Work request>
Scan the records below for the line with "#define fnx s_inv[6]" and the line with "[[maybe_unused]] const R". Repeat those two lines and every line between them exactly, and nothing else.

Input>

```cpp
int device_cu_count() {
  int dev = 0, n = 0;
  if (hipGetDevice(&dev) != hipSuccess) return 256;
  if (hipDeviceGetAttribute(&n, hipDeviceAttributeMultiprocessorCount, dev) != hipSuccess || n <= 0) return 256;
  return n;
}

template <int... Vs>
struct IntList {};
template <int... Vs, class F>
static int dispatch(IntList<Vs...>, int v, F&& f) {
  int r = -FKS_ENOTSUP;
  (void)((v == Vs && (r = f(std::integral_constant<int, Vs>{}), true)) || ...);
  return r;
}

int launch_jump(const JumpArgs& a, int nseeds, void* stream) {
  const size_t lds = sizeof(uint32_t) * (size_t)kJumpLds2Words;
  static PerDevice attr;
  if (int e = ensure_lds_attr(attr, &fks_jump_kernel, (int)lds)) return e;
  dim3 grid((unsigned)nseeds, (unsigned)((a.nchunks + a.chunks_per_wg - 1) / a.chunks_per_wg));
// ... 27 lines not shown
static int launch_apply_t(const ApplyArgs& a, void* stream) {
  if (a.nseeds == kMaxSeedsPerPass) return launch_apply_f<DT, MODE, true>(a, stream);
  if constexpr (DT == FKS_BF16) {
    if (a.zmode == 1 && a.nseeds == 1 && MODE == kModePerturb) return launch_small2<DT, MODE, 1>(a, stream);
    if (a.zmode == 2 && a.nseeds == 1 &&
        (MODE == kModePerturb || MODE == kModePerturbUpdate || MODE == kModeUpdate || MODE == kModeUpdateWd ||
         MODE == kModeUpdateNoWd || MODE == kModeUpdateWd0)) {
      hipLaunchKernelGGL((fks_zreplay_kernel<MODE>), dim3((unsigned)a.nchunks), dim3(kZrThreads), (size_t)3 * 1024,
                         (hipStream_t)stream, a);
      return (int)hipGetLastError();
    }
  }
  if (a.zmode == 2) return -FKS_ENOTSUP;
  if (a.nseeds <= kSmallK && DT != FKS_F16) return launch_small2<DT == FKS_F16 ? FKS_F32 : DT, MODE>(a, stream);
  if (a.nseeds <= kSmallK) return launch_apply_f<DT, MODE, false, true>(a, stream);
  return launch_apply_f<DT, MODE, false>(a, stream);
}

int launch_apply(int dtype, const ApplyArgs& a, void* stream) {
  if (a.nseeds < 1 || a.nseeds > kMaxSeedsPerPass || a.nchunks < 1) return -FKS_EINVAL;
  if (dtype == FKS_BF16) {
    int e = ensure_tables();
    if (e) return e;
  }
  using Modes = IntList<kModeUpdate, kModeUpdateWd, kModeUpdateNoWd, kModeUpdateWd0, kModePerturb, kModePerturbUpdate,
                        kModeWriteZ, kModeDelta>;
  return dispatch(IntList<FKS_F32, kDtF32Libm, FKS_BF16>{}, dtype, [&](auto dt) {
    return dispatch(Modes{}, a.mode,
                    [&](auto m) { return launch_apply_t<decltype(dt)::value, decltype(m)::value>(a, stream); });
  });
}

template <int MODE, bool FULL>
static int launch_apply_bs_m(const ApplyBsArgs& a, void* stream) {
  static PerDevice attr;
  if (int e = ensure_lds_attr(attr, &fks_apply_bs_kernel<MODE, FULL>, kBsLdsBytes)) return e;
  hipLaunchKernelGGL((fks_apply_bs_kernel<MODE, FULL>), dim3((unsigned)(a.split ? a.nchunks / 2 : a.nchunks)),
                     dim3(kBsThreads), kBsLdsBytes, (hipStream_t)stream, a);
  return (int)hipGetLastError();
}

template <int MODE>
static int launch_apply_bs_t(const ApplyBsArgs& a, void* stream) {
  const bool full = a.nseeds == (a.split ? kBsSeeds : kBsPassSeeds);
  return full ? launch_apply_bs_m<MODE, true>(a, stream) : launch_apply_bs_m<MODE, false>(a, stream);
}

int launch_apply_bs(const ApplyBsArgs& a, void* stream) {
  if (a.nseeds < 1 || a.nseeds > (a.split ? kBsSeeds : kBsPassSeeds) || a.nchunks < 1 ||
      (a.split && a.nchunks % 2))
    return -FKS_EINVAL;
  int e = ensure_tables();
  if (e) return e;
  return dispatch(IntList<kModeUpdate, kModeUpdateWd, kModeUpdateNoWd, kModeUpdateWd0, kModeDelta>{}, a.mode,
                  [&](auto m) { return launch_apply_bs_t<decltype(m)::value>(a, stream); });
}

template <int MODE>
static int launch_irregular_m(const IrrArgs& a, void* stream) {
  const size_t lds = (size_t)kIrrLogfOff + kLdsLogfBytes;
  static PerDevice attr;
  if (int e = ensure_lds_attr(attr, &fks_irregular_kernel<MODE>, (int)lds)) return e;
  hipLaunchKernelGGL((fks_irregular_kernel<MODE>), dim3((unsigned)a.nchunks), dim3(kApplyThreads), lds,
                     (hipStream_t)stream, a);
  return (int)hipGetLastError();
}

int launch_philox_fast_radius_check(uint32_t* counts, void* stream) {
  hipLaunchKernelGGL(fks_philox_fast_radius_kernel, dim3(kSqrtDomainBlocks), dim3(256), 0, (hipStream_t)stream, counts);
  return (int)hipGetLastError();
}

int launch_philox_radius_check(uint32_t* counts, void* stream) {
  hipLaunchKernelGGL(fks_philox_radius_kernel, dim3(kSqrtDomainBlocks), dim3(256), 0, (hipStream_t)stream, counts);
  return (int)hipGetLastError();
}

int launch_sqrt_domain_check(uint32_t* counts, void* stream) {
  hipLaunchKernelGGL(fks_sqrt_domain_kernel, dim3(kSqrtDomainBlocks), dim3(256), 0, (hipStream_t)stream, counts);
  return (int)hipGetLastError();
}

int device_max_threads_per_cu() {
  int dev = 0, n = 0;
  if (hipGetDevice(&dev) != hipSuccess) return 2048;
  if (hipDeviceGetAttribute(&n, hipDeviceAttributeMaxThreadsPerMultiProcessor, dev) != hipSuccess || n <= 0) return 2048;
  return n;
}

static int phx_vec_maxk() {
  static const int v = [] {
    const char* s = std::getenv("FKS_PHX_VEC_MAXK");
    return (s && *s) ? std::atoi(s) : kPhxSeeds;
  }();
  return v;
}

template <int MODE>
static int launch_philox_m(const PhiloxArgs& a, void* stream) {
  const int64_t items = a.item_hi - a.item_lo;
  if (items <= 0) return 0;
  if (a.nseeds <= phx_vec_maxk() && a.item_lo % kPhxVec == 0 && items % kPhxVec == 0) {
    const int64_t vitems = items / kPhxVec;
    const int64_t blocks = std::min<int64_t>((vitems + 255) / 256, (int64_t)device_cu_count() * 16);
    const size_t lds = a.nt <= kPhxLdsTensors ? sizeof(PhxTensor) * (size_t)a.nt : 0;
    hipLaunchKernelGGL((fks_philox_vec_kernel<MODE>), dim3((unsigned)blocks), dim3(256), lds, (hipStream_t)stream, a);
    return (int)hipGetLastError();
// ... 23 lines not shown
```

### fate-llm_amd/csrc/fks_host.h

```cpp
#pragma once

#include <algorithm>
#include <cstring>
#include <mutex>
#include <unordered_map>
#include <utility>

#include "fks_internal.h"
#include "fks_project_mt.h"
#include "fks_expand.h"

namespace fks {

inline size_t elem_size(int dtype) { return dtype == FKS_F32 ? 4 : 2; }
inline size_t align_up(size_t x, size_t a) { return (x + a - 1) / a * a; }
inline bool rocm_stream(const fks_tensor* t, int nt) { return nt > 0 && (t[0].flags & FKS_STREAM_ROCM) != 0; }
inline bool libm_flavour(const fks_tensor* t, int nt) { return nt > 0 && (t[0].flags & FKS_LIBM) != 0; }

void validate_basics(const fks_tensor* t, int nt);
void validate(const fks_tensor* t, int nt);
void check_shard(int shard, int nshards);

struct Layout {
  int64_t stream_len = 0;
  std::vector<DevSeg> segs[3];
  std::vector<DevRun> runs;
  std::vector<DevTiny> tiny;
  std::vector<int> seg_tensor[3], run_tensor, tiny_tensor;
  bool delta = false;
  bool end_cached = false;
  int64_t end_pair = 0;
};
inline size_t stor_size(const Layout& L, int dtype) { return L.delta ? 4 : elem_size(dtype); }
Layout make_layout(const fks_tensor* t, int nt, const double* scales = nullptr, uint64_t delta_base = 0);

struct BlockRange { int64_t lo, hi; };
BlockRange shard_blocks(int64_t stream_len, int shard, int nshards);
void clip_segments(Layout& L, BlockRange r);
inline int64_t block_of(int64_t w) { return w / kMtN; }

int plan_nchunks(int64_t nblocks, bool small, int cus);
int bs_nchunks(int64_t nblocks, int cus);
std::vector<int64_t> chunk_table(BlockRange r, int nchunks);

struct IrrChunks { std::vector<int64_t> lo, hi; };
std::vector<std::pair<int64_t, int64_t>> irregular_owner_intervals(const Layout& L);
IrrChunks irregular_chunks(const Layout& L, int cus);

struct HdrSizes {
  int reg_chunks = 0, irr_chunks = 0, nsegs = 0, nruns = 0, ntiny = 0;
  int bs_chunks = 0;
};
struct HdrLayout {
  size_t off_polys = 0, off_cb = 0, off_ipolys = 0, off_ilo = 0, off_ihi = 0, off_segs = 0, off_runs = 0,
         off_tiny = 0, off_bs_polys = 0, off_bs_cb = 0;
  size_t total = 0;
};
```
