template <bool SCALED, bool QGUARD>
__device__ __forceinline__ bool attn_split_pass_img(const float* __restrict__ q, const _Float16* __restrict__ img_bh, float* __restrict__ out,
                                                    int nq, int nkv, int heads, float scale_log2e, _Float16 (*sKV)[IMG_TILE_HALFS],
                                                    unsigned* sMax, const attn_scales sc)
{
    const int tid = threadIdx.x, lane = tid & 63, wave = tid >> 6;
    const int hk = lane >> 5, li = lane & 31;
    const int h = blockIdx.y, b = blockIdx.z;
    const int C = heads * D;
    const int q0 = blockIdx.x * 128 + wave * 32;
    float qmax = 0.f;
    h8 qh[2], ql[2];
    {
        const int qi = q0 + li;
        const float* qp = q + ((size_t)b * nq + (qi < nq ? qi : nq - 1)) * C + h * D;
        const float qs = SCALED ? scale_log2e * sc.sq : scale_log2e;
#pragma unroll
        for (int s = 0; s < 2; ++s) {
            const float4 a4 = *reinterpret_cast<const float4*>(qp + 16 * s + 8 * hk);
            const float4 b4 = *reinterpret_cast<const float4*>(qp + 16 * s + 8 * hk + 4);
            const float x[8] = { a4.x * qs, a4.y * qs, a4.z * qs, a4.w * qs, b4.x * qs, b4.y * qs, b4.z * qs, b4.w * qs };
            if (QGUARD) {
#pragma unroll
                for (int i = 0; i < 8; ++i) qmax = __builtin_fmaxf(qmax, __builtin_fabsf(x[i]));
            }
            split8(x, qh[s], ql[s]);
        }
    }
    const int ntiles = nkv / TK;
    const __amdgpu_buffer_rsrc_t rsrc = __builtin_amdgcn_make_buffer_rsrc((void*)img_bh, 0, ntiles * IMG_TILE_HALFS * 2, 0x00020000);
    const uint32_t lds0 = __builtin_amdgcn_readfirstlane(at_lds_addr(&sKV[0][0]));
    const uint32_t wave_u = __builtin_amdgcn_readfirstlane(wave);
    auto dma_tile = [&](int t, int buf) {
        const uint32_t so = (uint32_t)t * (uint32_t)(IMG_TILE_HALFS * 2), lb = lds0 + (uint32_t)buf * (uint32_t)(IMG_TILE_HALFS * 2);
        at_dma16(rsrc, (uint32_t)(lane * 16) + wave_u * 1024u, so, lb + wave_u * 1024u);
        at_dma16(rsrc, (uint32_t)(lane * 16) + (wave_u + 4u) * 1024u, so, lb + (wave_u + 4u) * 1024u);
        if (wave_u == 0) at_dma16(rsrc, (uint32_t)(lane * 16) + 8192u, so, lb + 8192u);
    };
    dma_tile(0, 0);
    asm volatile("s_waitcnt vmcnt(0)" ::: "memory");
    __syncthreads();

    f32x16 om, oc;
#pragma unroll
    for (int r = 0; r < 16; ++r) { om[r] = 0.f; oc[r] = 0.f; }
    float m_run = -1e30f, l_run = 0.f;
    const int a_off = li * SROW + 8 * hk;

    for (int t = 0; t < ntiles; ++t) {
        const int buf = t & 1;
        if (t + 1 < ntiles) dma_tile(t + 1, buf ^ 1);
        const h8* kr = reinterpret_cast<const h8*>(&sKV[buf][a_off]);
        const h8 kh0 = kr[0], kh1 = kr[2], kl0 = kr[4], kl1 = kr[6];
        f32x16 sm, scx;
#pragma unroll
        for (int r = 0; r < 16; ++r) { sm[r] = 0.f; scx[r] = 0.f; }
        sm = __builtin_amdgcn_mfma_f32_32x32x16_f16(kh0, qh[0], sm, 0, 0, 0);
        scx = __builtin_amdgcn_mfma_f32_32x32x16_f16(kh0, ql[0], scx, 0, 0, 0);
        sm = __builtin_amdgcn_mfma_f32_32x32x16_f16(kh1, qh[1], sm, 0, 0, 0);
        scx = __builtin_amdgcn_mfma_f32_32x32x16_f16(kh1, ql[1], scx, 0, 0, 0);
        scx = __builtin_amdgcn_mfma_f32_32x32x16_f16(kl0, qh[0], scx, 0, 0, 0);
        scx = __builtin_amdgcn_mfma_f32_32x32x16_f16(kl1, qh[1], scx, 0, 0, 0);
        const h8* vr = reinterpret_cast<const h8*>(&sKV[buf][TK * SROW + a_off]);
        const h8 vh0 = vr[0], vh1 = vr[2], vl0 = vr[4], vl1 = vr[6];
        float s[16];
#pragma unroll
        for (int r = 0; r < 16; ++r) {
            s[r] = fmaf(scx[r], kLoInv, sm[r]);
            if (SCALED) s[r] = s[r] * sc.bq * sc.bk;
        }
        float mt = fmaxf(fmaxf(s[0], s[1]), fmaxf(s[2], s[3]));
#pragma unroll
        for (int r = 4; r < 16; r += 4) mt = fmaxf(mt, fmaxf(fmaxf(s[r], s[r + 1]), fmaxf(s[r + 2], s[r + 3])));
        mt = fmaxf(mt, __shfl_xor(mt, 32, 64));
        const float m_new = fmaxf(m_run, mt);
        const float alpha = __builtin_amdgcn_exp2f(m_run - m_new);
        const float m_sh = m_new - 15.0f;
        float p[16], ls = 0.f;
#pragma unroll
        for (int r = 0; r < 16; ++r) { p[r] = __builtin_amdgcn_exp2f(s[r] - m_sh); ls += p[r]; }
        ls += __shfl_xor(ls, 32, 64);
        l_run = l_run * alpha + ls;
        m_run = m_new;
        if (__builtin_amdgcn_ballot_w64(alpha != 1.0f) != 0) {
#pragma unroll
            for (int r = 0; r < 16; ++r) { om[r] *= alpha; oc[r] *= alpha; }
        }
        h8 ph0, pl0, ph1, pl1;
        split8_unscaled(p, ph0, pl0);
        split8_unscaled(p + 8, ph1, pl1);
        om = __builtin_amdgcn_mfma_f32_32x32x16_f16(vh0, ph0, om, 0, 0, 0);
        oc = __builtin_amdgcn_mfma_f32_32x32x16_f16(vl0, ph0, oc, 0, 0, 0);
        om = __builtin_amdgcn_mfma_f32_32x32x16_f16(vh1, ph1, om, 0, 0, 0);
        oc = __builtin_amdgcn_mfma_f32_32x32x16_f16(vl1, ph1, oc, 0, 0, 0);
        om = __builtin_amdgcn_mfma_f32_32x32x16_f16(vh0, pl0, om, 0, 0, 0);
        om = __builtin_amdgcn_mfma_f32_32x32x16_f16(vh1, pl1, om, 0, 0, 0);
        asm volatile("s_waitcnt vmcnt(0)" ::: "memory");
        __syncthreads();
    }

    if (QGUARD) {
        if (qmax >= kSplitLimit) atomicMax(&sMax[0], __builtin_bit_cast(unsigned, qmax));
        __syncthreads();
        if (sMax[0] != 0u) return true;
    }
    const int qi = q0 + li;
    if (qi < nq) {
        const float inv = 1.0f / l_run;
        float* op = out + ((size_t)b * nq + qi) * C + h * D;
#pragma unroll
        for (int g = 0; g < 4; ++g) {
            float4 o4 = make_float4(fmaf(oc[4 * g], kLoInv, om[4 * g]) * inv, fmaf(oc[4 * g + 1], kLoInv, om[4 * g + 1]) * inv,
                                    fmaf(oc[4 * g + 2], kLoInv, om[4 * g + 2]) * inv, fmaf(oc[4 * g + 3], kLoInv, om[4 * g + 3]) * inv);
            if (SCALED) { o4.x *= sc.bv; o4.y *= sc.bv; o4.z *= sc.bv; o4.w *= sc.bv; }
            *reinterpret_cast<float4*>(op + 8 * g + 4 * hk) = o4;
        }
    }
    return false;
}
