#if LT_WALK_BATCH == 1
    const unsigned query_min = P.query_min ? P.query_min : (GEOM == 2 ? kQueryMinGlobal : kQueryMin);
    unsigned q_age = 0;
#elif LT_WALK_BATCH == 2
    const unsigned drain_min = P.query_min ? P.query_min : kMarchDrainMin;
#endif
#if LT_INV_MODE == 2
#define gx0 s_inv[0]
#define gy0 s_inv[1]
#define gz0 s_inv[2]
#define ivx s_inv[3]
#define ivy s_inv[4]
#define ivz s_inv[5]
#define fnx s_inv[6]
#define fny s_inv[7]
#define fnz s_inv[8]
#else
    R gx0 = LT_PV(origin, 0), gy0 = LT_PV(origin, 1), gz0 = LT_PV(origin, 2);
    R ivx = LT_PV(inv_voxel, 0), ivy = LT_PV(inv_voxel, 1), ivz = LT_PV(inv_voxel, 2);
    [[maybe_unused]] const R fnx = LT_PV(fdim, 0), fny = LT_PV(fdim, 1), fnz = LT_PV(fdim, 2);
#if LT_INV_MODE == 1
    asm volatile("" : "+v"(gx0), "+v"(gy0), "+v"(gz0), "+v"(ivx), "+v"(ivy), "+v"(ivz));
#endif
#endif

    if constexpr (PHASE == 2) {
        q_done = true;
        const unsigned have = *P.pool_n < P.pool_cap ? *P.pool_n : P.pool_cap;
        const unsigned e = (blockIdx.x * (blockDim.x >> 6) + (threadIdx.x >> 6)) * 64u + (unsigned)lane;
        if (e < have) {
            const SurvD<R>& S = reinterpret_cast<const SurvD<R>*>(P.pool)[e];
            px = S.p[0]; py = S.p[1]; pz = S.p[2]; ux = S.u[0]; uy = S.u[1]; uz = S.u[2]; w = S.w; sleft = S.sleft;
            cur = S.cur; step = S.step;
            __builtin_memcpy(&rng, S.rng, sizeof S.rng);
            alive = true;
#if LT_WALK_BATCH == 1
            if constexpr (!TABLE) {
                q_pend = S.q_pend != 0u;
                q_u1 = __builtin_bit_cast(typename HeldU<R, TABLE>::type, S.held[0]);
                q_u2 = __builtin_bit_cast(typename HeldU<R, TABLE>::type, S.held[1]);
                q_u3 = __builtin_bit_cast(typename HeldU<R, TABLE>::type, S.held[2]);
            }
#endif
        }
    }
    for (;;) {
        unsigned long long need = __ballot(!alive);
        if (need != 0ull && !(q_done && pk_next >= pk_end) &&
            ((unsigned)__popcll(need) >= kRefillMin || need == __ballot(true))) {
            const unsigned cnt = (unsigned)__popcll(need);
#if LT_WALK_BATCH && defined(LT_DIAG_MESH)
            dg_refill_it++; dg_refill += cnt;
#endif
            const unsigned rank = __builtin_amdgcn_mbcnt_hi((unsigned)(need >> 32),
                                      __builtin_amdgcn_mbcnt_lo((unsigned)need, 0u));
            const unsigned long long avail = pk_end - pk_next;
            unsigned long long nlo = 0, nhi = 0;
            if (cnt > avail && !q_done) {
                const int leader = __ffsll((long long)need) - 1;
                unsigned long long base = 0;
                if (lane == leader)
                    base = __hip_atomic_fetch_add(P.head, (unsigned long long)kPacket, __ATOMIC_RELAXED,
                                                  __HIP_MEMORY_SCOPE_AGENT);
                base = readlane64(base, leader);
                nlo = base < P.n_photons ? base : P.n_photons;
                nhi = base + kPacket < P.n_photons ? base + kPacket : P.n_photons;
                if (nhi >= P.n_photons) q_done = true;
            }
            bool got = false;
            unsigned long long id = 0;
            if (!alive) {
                if (rank < avail) { id = pk_next + rank; got = true; }
                else if (rank - avail < nhi - nlo) { id = nlo + (rank - avail); got = true; }
            }
            if (cnt <= avail) pk_next += cnt;
            else {
                unsigned long long used = cnt - avail;
                if (used > nhi - nlo) used = nhi - nlo;
                pk_next = nlo + used; pk_end = nhi;
            }

            if (got) {
                pid = P.photon_offset + id;
                alive = true; w = 1; sleft = 0; step = 0; grp = 0;
                R e_pdf_dir = 1;
                max_steps = P.max_steps;
                if constexpr (!TABLE) photon_stream(P.seed, pid, &rng);
                if (P.src_type == LT_SRC_COSINE_QUAD) {
                    R u4[4];
                    if constexpr (TABLE) {
                        const double* t = P.table + (id * P.table_steps + grp) * 4;
#pragma unroll
                        for (int k = 0; k < 4; k++) u4[k] = (R)(1.0 - t[k]);
                    } else {
#pragma unroll
                        for (int k = 0; k < 4; k++) u4[k] = Mx<R>::uniform32(&rng);
                    }
                    grp++;
                    R nrm[3] = {(R)P.src_dir[0], (R)P.src_dir[1], (R)P.src_dir[2]};
                    R wi[3] = {-nrm[0], -nrm[1], -nrm[2]};
                    R o4[4];
                    {
                        const R v2[3] = {s_frame[0], s_frame[1], s_frame[2]}, v3[3] = {s_frame[3], s_frame[4], s_frame[5]};
                        cosine_hemi_frame(nrm, v2, v3, wi, u4[2], u4[3], o4);
                    }
                    e_pdf_dir = Mx<R>::abs(o4[0] * nrm[0] + o4[1] * nrm[1] + o4[2] * nrm[2]) * (R)0.3183098861837907;
                    ux = o4[0]; uy = o4[1]; uz = o4[2];
                    px = (R)P.src_pos[0] + u4[0] * (R)P.src_e1[0] + u4[1] * (R)P.src_e2[0] + eps * o4[0];
                    py = (R)P.src_pos[1] + u4[0] * (R)P.src_e1[1] + u4[1] * (R)P.src_e2[1] + eps * o4[1];
                    pz = (R)P.src_pos[2] + u4[0] * (R)P.src_e1[2] + u4[1] * (R)P.src_e2[2] + eps * o4[2];
                } else {
                    px = (R)P.src_pos[0]; py = (R)P.src_pos[1]; pz = (R)P.src_pos[2];
                    ux = (R)P.src_dir[0]; uy = (R)P.src_dir[1]; uz = (R)P.src_dir[2];
                }
                if constexpr (!MESH) {
                    cur = -1;
                    for (int l = 0; l < P.n_layers; l++)
                        if (pz >= s_zb[l] && pz < s_zb[l + 1]) { cur = l; break; }
                    if (cur < 0) {
                        atomicAdd(&s_cnt[CW_ESC_TOP], (double)w); alive = false;
                    } else if (P.src_type == LT_SRC_PENCIL && pz == s_zb[0] && uz > 0) {
                        R n2 = s_med[s_lm[0]].n, n1 = (R)P.n_above;
                        if (n1 != n2) {
                            R d[3] = {ux, uy, uz}, nf[3] = {0, 0, -1}, ct, refr[3];
                            R Rs = boundary(d, nf, n1, n2, &ct, refr);
                            atomicAdd(&s_cnt[CW_SPECULAR], (double)(w * Rs));
                            w -= w * Rs;
                            if (!(w > 0)) alive = false;
                            ux = refr[0]; uy = refr[1]; uz = refr[2];
                        }
                    }
                } else {
                    cur = P.start_medium;
                }
                nv = 0;
                if constexpr (CAPTURE) if (P.vertices) {
                    P.vertex_counts[id] = 0;
                    if (alive) {
                        R pdf_pos = 1;
                        if (P.src_type == LT_SRC_COSINE_QUAD) {
                            const R e1[3] = {(R)P.src_e1[0], (R)P.src_e1[1], (R)P.src_e1[2]}, e2[3] = {(R)P.src_e2[0], (R)P.src_e2[1], (R)P.src_e2[2]};
                            R cr[3]; cross3(e1, e2, cr);
                            pdf_pos = (R)1 / Mx<R>::sqrt(dot3(cr, cr));
                        }
                        record_vertex<R>(P, id, nv, px, py, pz, ux, uy, uz, w, LT_VERTEX_LIGHT, cur, 0u, (R)P.src_dir[0], (R)P.src_dir[1],
                                         (R)P.src_dir[2], pdf_pos, e_pdf_dir);
                    }
                }
                if constexpr (TABLE) {
                    unsigned long long cap = P.table_steps > grp ? P.table_steps - grp : 0ull;
                    if (cap < (unsigned long long)max_steps) max_steps = (unsigned)cap;
                }
            }
        }
        if constexpr (PHASE == 1) {
            if (q_done && pk_next >= pk_end && !dumped) {
                const unsigned long long am = __ballot(alive);
                const unsigned na = (unsigned)__popcll(am);
                if (na != 0u && na <= P.dump_max) {
                    emit_deposit<TALLY>(P, pend_idx != kNoVoxel, pend_idx, pend_val, lg_cur, lg_end, lg_chunk, s_hist);
                    pend_idx = kNoVoxel;
                    const int leader = __ffsll((long long)am) - 1;
                    unsigned base = 0;
                    if (lane == leader) base = __hip_atomic_fetch_add(P.pool_n, na, __ATOMIC_RELAXED, __HIP_MEMORY_SCOPE_AGENT);
                    base = (unsigned)__builtin_amdgcn_readlane((int)base, leader);
                    if (alive) {
                        const unsigned slot = base + __builtin_amdgcn_mbcnt_hi((unsigned)(am >> 32), __builtin_amdgcn_mbcnt_lo((unsigned)am, 0u));
                        if (slot < P.pool_cap) {
                            SurvD<R>& S = reinterpret_cast<SurvD<R>*>(P.pool)[slot];
                            S.p[0] = px; S.p[1] = py; S.p[2] = pz; S.u[0] = ux; S.u[1] = uy; S.u[2] = uz; S.w = w; S.sleft = sleft;
                            S.pid = 0ull; S.cur = cur; S.step = step;
                            __builtin_memcpy(S.rng, &rng, sizeof S.rng);
#if LT_WALK_BATCH == 1
                            if constexpr (!TABLE) {
                                S.q_pend = q_pend ? 1u : 0u;
                                S.held[0] = __builtin_bit_cast(uint32_t, q_u1); S.held[1] = __builtin_bit_cast(uint32_t, q_u2);
                                S.held[2] = __builtin_bit_cast(uint32_t, q_u3);
                                q_pend = false;
                            }
#else
                            S.q_pend = 0u;
#endif
                            alive = false;
                        }
                    }
                    dumped = true;
                }
            }
        }
        if (!__any(alive)) break;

Problem solution>
#define fnx s_inv[6]
#define fny s_inv[7]
#define fnz s_inv[8]
#else
    R gx0 = LT_PV(origin, 0), gy0 = LT_PV(origin, 1), gz0 = LT_PV(origin, 2);
    R ivx = LT_PV(inv_voxel, 0), ivy = LT_PV(inv_voxel, 1), ivz = LT_PV(inv_voxel, 2);
    [[maybe_unused]] const R fnx = LT_PV(fdim, 0), fny = LT_PV(fdim, 1), fnz = LT_PV(fdim, 2);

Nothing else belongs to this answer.